# Lighter roast beans won't grind fine?



## phollingswo (Nov 29, 2013)

Hey guys. I just finished a batch of CH8 from Crankhouse and loved it. Got in touch with Dave there for a recommendation for something new to try. He recommended the Kilimbi Natural beans so I got a bag of those.

When I first tried to grind without changing the settings the grinder wouldn't budge at all. (Iberital MC2). I gave the wheel about 5 full turns coarser but still the same issue. I kept turning a lot and got it to grind a bit before it just gets stuck. After backing off the grind A LOT, I can get it to grind, but the flow is way to quick and the shot is sour (of course).

Really struggling to get the grind fine enough without the grinder really struggling.

Is this an issue with the grinder not being powerful enough? Or is it a sign that the burrs need replacing? Or is this just a common issue with lightly roasted beans? Is the answer to get it as fine as I can without the grinder struggling and then just tamp hard?


----------



## MediumRoastSteam (Jul 7, 2015)

As far as I know, the MC2 is capable to choke your machine easily, so grind finer should not be s problem.

My advice to you would be to always keep the burrs spinning when you adjust to grind finer.

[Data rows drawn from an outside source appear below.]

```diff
@@ -199,17 +248,26 @@
                for (int t = 0; t < LJ_LIST_TRIPS; ++t) {
                   const int rem = njNow - (j0 + 64 * t);
                   if (rem <= 0) break;
+                  const unsigned classes = j0 == 0 ? classesOf(k0 + b, t) : allStraddle;
                   const unsigned long long valid = rem >= 64 ? ~0ull : (1ull << rem) - 1ull;
                   const unsigned entry = (base + (unsigned)(j0 + 64 * t + lane)) * (unsigned)sizeof(LjPos4);
 #pragma unroll
                   for (int c = 0; c < LJ_LIST_CHUNKS; ++c) {
                      if (c >= nC) break;
+                     const unsigned k = (classes >> (2 * c)) & 3u;
+                     if (k == LJ_CHUNK_BEYOND) continue;
+                     char* __restrict__ L = (char*)(w.cand + (size_t)(iBox * w.wavesMax + c0 + c) * w.candCap);
+                     if (k == LJ_CHUNK_INSIDE) {
+                        const unsigned pos = (unsigned)n[c] + (unsigned)lane;
+                        if (lane < rem && pos < (unsigned)w.candCap) *(unsigned*)(L + (pos << 2)) = entry;
+                        n[c] += rem < 64 ? rem : 64;
+                        continue;
+                     }
                      const float dx = __builtin_fmaxf(0.0f, __builtin_fabsf(q[b][t].x - cx[c]) - hx[c]);
                      const float dy = __builtin_fmaxf(0.0f, __builtin_fabsf(q[b][t].y - cy[c]) - hy[c]);
                      const float dz = __builtin_fmaxf(0.0f, __builtin_fabsf(q[b][t].z - cz[c]) - hz[c]);
                      const unsigned long long mask = __ballot(dx*dx + dy*dy + dz*dz <= w.rc2BoxF) & valid;
                      const unsigned pos = __builtin_amdgcn_mbcnt_hi((unsigned)(mask >> 32), __builtin_amdgcn_mbcnt_lo((unsigned)mask, (unsigned)n[c]));
-                     char* __restrict__ L = (char*)(w.cand + (size_t)(iBox * w.wavesMax + c0 + c) * w.candCap);
                      if (__builtin_amdgcn_inverse_ballot_w64(mask) && pos < (unsigned)w.candCap) *(unsigned*)(L + (pos << 2)) = entry;
                      n[c] += __popcll(mask);
                   }
diff --git a/include/comd_hip.h b/include/comd_hip.h
--- a/include/comd_hip.h
+++ b/include/comd_hip.h
@@ -35,6 +35,7 @@
    int       packedCap;
    real_t*   packedR[2];
    float*    packedF[2];
+   float*    chunkBoxF[2];
    InterpolationObjectGpu lj_interpolation;
 } LjPotentialGpu;
 
```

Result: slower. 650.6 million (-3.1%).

And that's its downfall: because of the screw worm type of adjustment, it will take some time to get it right. So, if you have a feeling for how much to adjust, I'd suggest you do so with the hoper empty, and always make sure you purge enough grinds before you pull a shot so all the grinds in the basket are of the latest adjustment.

Hope that helps.


----------



## Mrboots2u (May 10, 2013)

Keep adjustong finer


----------



## phollingswo (Nov 29, 2013)

Mrboots2u said:


> Keep adjustong finer


Sorry if I wasn't clear...but that is precisely the issue. If I make it finer, the grinder can't grind the beans. If I back it off a touch till I get it to grind, then the resulting grind is too coarse to get a decent extraction.

I wasn't leaving it running while adjusting the grind setting though, as @MediumRoastSteam suggested so I will try that when I get home.


----------



## Rob1 (Apr 9, 2015)

If you don't leave it running you trap bits of coffee between the burrs and the grinder will stall. Empty the hopper and you'll be able to adjust it finer no problem. All grinders need to be adjusted while running.


----------



## urbanbumpkin (Jan 30, 2013)

Rob1 said:


> If you don't leave it running you trap bits of coffee between the burrs and the grinder will stall. Empty the hopper and you'll be able to adjust it finer no problem. All grinders need to be adjusted while running.


What this guy said^^^^^


----------



## El carajillo (Mar 16, 2013)

Rob1 said:


> If you don't leave it running you trap bits of coffee between the burrs and the grinder will stall. Empty the hopper and you'll be able to adjust it finer no problem. All grinders need to be adjusted while running.


But do not go too fine!!!! The burr's on the Ib M 2 are conical, if they touch while running they WILL lock up and strip the drive gear or motor:eek:


----------



## Mrboots2u (May 10, 2013)

A properly functioning inbertal, in theory should have no problem grinding the crank house.

Whats is too quick to your right shot.

What dose and weight out of espresso is the grind setting making in w ha t time.

You are weighing in and out...


----------



## dsc (Jun 7, 2013)

El carajillo said:


> But do not go too fine!!!! The burr's on the Ib M 2 are conical, if they touch while running they WILL lock up and strip the drive gear or motor:eek:


Wouldn't recommend this either, but the burrs shouldn't lock even when touching. There's a smooth thin section on the bottom of the inner burr which should simply rub against the outer burr surface even if you get both parts too close.

T.


----------



## El carajillo (Mar 16, 2013)

dsc said:


> Wouldn't recommend this either, but the burrs shouldn't lock even when touching. There's a smooth thin section on the bottom of the inner burr which should simply rub against the outer burr surface even if you get both parts too close.
> 
> T.


Happy Donkey who sell these warn about this problem and if you do lock the burrs up it is not covered by warranty.

I have repaired 3 of these where the drive gear teeth have been stripped:confused:


----------



## dsc (Jun 7, 2013)

Ah right, might be specific to the MC2 then.

T.


----------



## phollingswo (Nov 29, 2013)

Update:

So with much help from @El_carajillo, I decided to do a bit of maintenance on the grinder this weekend.

We suspected that it might have been some stripped teeth on the cog inside, so I ordered a new one, took the whole grinder apart, and set about giving it a good clean and make sure everything was properly tightened.

I'm not really that experienced with taking this sort of thing apart, but once you get your head around how it all fits together, and so long as you take some pictures so you can see what order things go back together, it's fairly straight forwards. The hardest bit was getting the little nut holding the burrs together undone. You have to keep the lower burr in place while you undo the nut (which is reversed threaded). I found that using some electricians tape to keep it protected, and then holding it steady with an adjustable wrench, worked in the end.

There was a lot of coffee grounds that were clogged up around the burrs, so it clearly needed a good clean. I switched the motor cog over to the new one, although the old one didn't look like any teeth had been stripped.

I put it back together, but the same thing happened! It will grind a few beans at a time if you put them in slowly, but if you try to put in 20g of beans into the hopper, say, then it just get's jammed and then won't grind any more. However it looks as if it may be the grounds getting clogged up in the chute area, and where the sweeper blade things are, as it just seems to fill up there, rather than coming down the chute. So I'm not sure if there's like a really severe static issue or something else?

For now, I'm just grinding a handful at a time and will probably just use this batch for V60 or aeropress, and then go back to the CH8 which the MC2 had absolutely no issues with. Something about this particular batch it just can't handle.


----------